Фото: Depositphotos/ra2studio

Amid a flurry of papers, conferences, and workshops heralding the dawn of a new era in tech enforcement, the “Brussels effect” is being trotted out again.

But while it is remarkable that Europe has enacted landmark legislation to moderate online content and bolster antitrust enforcement in record time – a democratic milestone – what can these measures deliver? And what role will they play in the economic policy agendas on offer to voters in the 2024 European Parliament elections?

No one has articulated what success will look like for the flagship Digital Markets Act (DMA). The mantra of “fairness and contestability” has spawned numerous academic papers with no actual impact. “I would be happy just to get the process right,” one senior competition official told me. But what is the end goal of this “process”? For all of the European Union’s efforts to become the world’s digital police, the dividend remains nebulous. Beyond policymakers’ giddy proclamations of “taming” Big Tech, the DMA faces at least four major obstacles.

First, the rules reproduce categories of backward-looking EU competition law that have proven ineffective, as they failed to address underlying business models and incentives. The problem with monopolies tends to lie in rent extraction and in their anti-democratic implications. We have over a decade’s worth of failed self-preferencing cases in Europe that have not brought about meaningful change, and framing new rules in terms of legacy (failed) antitrust cases will steer effort in the wrong direction. Grandfathering narrow competition-law precedent into the DMA is likely to generate narrow payoffs.
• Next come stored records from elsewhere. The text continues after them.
+        } else if (act && (nib & kM16Wide) && cnt4 <= 3u && len >= P2) {
+            const uint32_t xk = (uint32_t)((w << (2 * P2)) >> 32);
+            const int cl = len - P2 < 16 ? len - P2 : 16;
+            const uint32_t km = cl == 0 ? 0u : ~0u << (32 - 2 * cl);
+            const uint32_t bits = (((((uint32_t)ra.y ^ xk) & km) == 0 ? 1u : 0u) | ((((uint32_t)ra.z ^ xk) & km) == 0 ? 2u : 0u) |
+                                   ((((uint32_t)ra.w ^ xk) & km) == 0 ? 4u : 0u)) & ((1u << cnt4) - 1u);
+            fast = len <= P2 + 16 || __popc(bits) == 1;
+            if (bits) {
+                const int first = (int)lb + __ffs((int)bits) - 1;
+                iv = make_int2(first, first + __popc(bits) - 1);
+            }
+        } else if (act && (cnt4 == kM16More || !(nib & kM16General)) && len >= P2) {
+            const uint32_t total = cnt4 == kM16More ? 7u + nib : cnt4;
+            const uint32_t xk16 = (uint32_t)((w << (2 * P2)) >> 48);
+            const int cl = len - P2 < 8 ? len - P2 : 8;
+            const uint32_t km16 = cl == 0 ? 0u : (0xFFFFu << (16 - 2 * cl)) & 0xFFFFu;
+            const uint32_t k16[6] = {(uint32_t)ra.y & 0xFFFFu, (uint32_t)ra.y >> 16, (uint32_t)ra.z & 0xFFFFu,
+                                     (uint32_t)ra.z >> 16, (uint32_t)ra.w & 0xFFFFu, (uint32_t)ra.w >> 16};
+            const uint32_t ninl = cnt4 == kM16More ? (uint32_t)kM16Keys - 1u : cnt4;
+            uint32_t bits = 0, xm = 0xFFFFu;
+#pragma unroll
+            for (int i = 0; i < kM16Keys; i++) bits |= (((k16[i] ^ xk16) & km16) == 0 && (uint32_t)i < ninl) ? 1u << i : 0u;
+            if (cnt4 == kM16More) mt_ov_scan(ov, k16[5], (int)total - (kM16Keys - 1), xk16, km16, xm, bits);
+            fast = len <= P2 + 8 || __popc(bits) == 1;
+            if (bits) {
+                const int first = (int)lb + __ffs((int)bits) - 1;
+                iv = make_int2(first, first + __popc(bits) - 1);
+            }
+        }
+    } else if (act && !(meta & kMatchSlow)) {
+        const uint32_t rows = meta >> 24;
+        if (rows == 0) {
+            if (len == (int)(meta & 0xFFu)) { fast = true; iv = make_int2(ra.y, ra.z); }
+        } else if (len >= P2) {
+            const uint32_t xk = (uint32_t)((w << (2 * P2)) >> 32);
+            const int cl = len - P2 < 16 ? len - P2 : 16;
+            const uint32_t km = cl == 0 ? 0u : ~0u << (32 - 2 * cl);
+            uint32_t bits = ((((uint32_t)ra.z ^ xk) & km) == 0 ? 1u : 0u) | ((((uint32_t)ra.w ^ xk) & km) == 0 ? 2u : 0u) |
+                            ((((uint32_t)rb.x ^ xk) & km) == 0 ? 4u : 0u) | ((((uint32_t)rb.y ^ xk) & km) == 0 ? 8u : 0u) |
+                            ((((uint32_t)rb.z ^ xk) & km) == 0 ? 16u : 0u) | ((((uint32_t)rb.w ^ xk) & km) == 0 ? 32u : 0u);
+            bits &= (1u << rows) - 1u;
+            fast = len <= P2 + 16 || __popc(bits) == 1;
+            if (bits) {
+                const int first = (int)ra.y + __ffs((int)bits) - 1;
+                iv = make_int2(first, first + __popc(bits) - 1);
+            }
+        }
+    }
+    return fast;
+}
+
+template <bool CSR, bool WIDE, bool C16>
 __global__ void __launch_bounds__(kIvWaves * 64, 8) interval_kernel(DevIndex ix, long long N,
                                                                     const void *__restrict__ kj_in, int kj_stride,
                                                                     const uint8_t *__restrict__ head_in, int head_stride,
@@ -362,6 +424,8 @@
                                                                     const int32_t *__restrict__ before_in_block, int block_shift,
                                                                     RowEscapes esc, int sched)
 {
+    static_assert(WIDE || !CSR, "short reads, CSR rows: interval_rows_kernel");
+    constexpr int COUT = 0;
     __shared__ int4 lists[kIvWaves][kIvList];
     typedef typename std::conditional<WIDE, uint32_t, uint16_t>::type kj_t;
     typedef typename std::conditional<WIDE, QRecs, QPlain>::type QIn;
@@ -440,61 +504,8 @@
             for (int u = 0; u < U; u++) {
                 const int k = (int)(e[u] & ((1u << ReadTraits<WIDE>::kj_shift) - 1)), j = (int)(e[u] >> ReadTraits<WIDE>::kj_shift);
                 const int len = j - k;
-                const uint32_t meta = (uint32_t)ra[u].x;
-                bool fast = false;
-                int2 iv = make_int2(-1, -1);
-                if (C16) {
-                    const uint32_t cnt4 = (meta >> 24) & 15u, nib = meta >> 28, lb = meta & 0xFFFFFFu;
-                    if (act[u] && cnt4 == 0) {
-                        if (len == (int)nib) { fast = true; iv = make_int2((int)lb, ra[u].y); }
-                    } else if (act[u] && (nib & kM16Wide) && cnt4 <= 3u && len >= P2) {
-                        const uint32_t xk = (uint32_t)((w[u] << (2 * P2)) >> 32);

Second, even if the DMA can provide smaller companies and new entrants with some access to previously closed vertical structures, it will not alter tech platforms’ foundational “infrastructure” or disperse the economic power of entrenched incumbents. It is instructive that even telecom regulation, lauded as a major achievement in Europe, facilitated only retail-level competition because it left quasi-monopolistic infrastructures intact. And, as MIT’s Daron Acemoglu has noted, regulatory efforts that preserve business models and infrastructures also leave control over the trajectory of innovation in the hands of incumbents.

Third, the campaign to “tame” Big Tech will invariably lead to a series of court appeals and private lawsuits that will likely take a decade to play out. While there might be an indirect “DMA effect,” owing to executive fatigue and the shift of technological and commercial focus toward artificial intelligence and virtual and augmented reality, the direct impact may be limited.

Lastly, Europe’s main problem in tech remains the lack of indigenous innovation and domestic investment. While some hope that stricter regulation will unleash competition and catalyze tech investments, the prospects for this are slim. This is especially true if we continue to regard efficiency and consumer welfare as objectives. The United States, concerned about China, seeks to achieve broader objectives, including economic resilience and strategic autonomy. How will digital regulation help Europe escape its current predicament?

Amid today’s polycrisis, economic policies are being fundamentally rethought. US President Joe Biden’s administration rejected efficiency and consumer welfare as the central tenets of economic regulation and is reinvigorating industrial policy and managed trade. As Harvard economist Dani Rodrik has noted, the growing recognition that 30 years of hyper-globalization emphasized “the interests of politically connected big businesses” while keeping labor “trapped behind borders” has prompted a paradigm shift. As a result, economists are also rethinking industrial policy, viewing it not as “inward-looking and protectionist,” but as “outward-oriented” – not limited to “the classic instrument of subsidies” but involving “iterative collaboration” between governments and firms to combat “deindustrialization.”

As Biden’s national security adviser, Jake Sullivan, explained earlier this year, “The game is not the same.” The administration is now focused on building resilience, fostering innovation, and enhancing economic opportunities and worker mobility.

The reinvigoration of antitrust policy has been at the heart of this strategy. In June, US Trade Representative Katherine Tai said that “prioritizing and pursuing the consumer welfare standard in competition policy has led to consolidation and unchecked dominance in our domestic market.” Moving away from “liberalization and the pursuit of efficiency and low costs,” American economic policymakers now emphasize “raising standards,” “driving sustainability,” and “fostering more inclusive prosperity at home and abroad.”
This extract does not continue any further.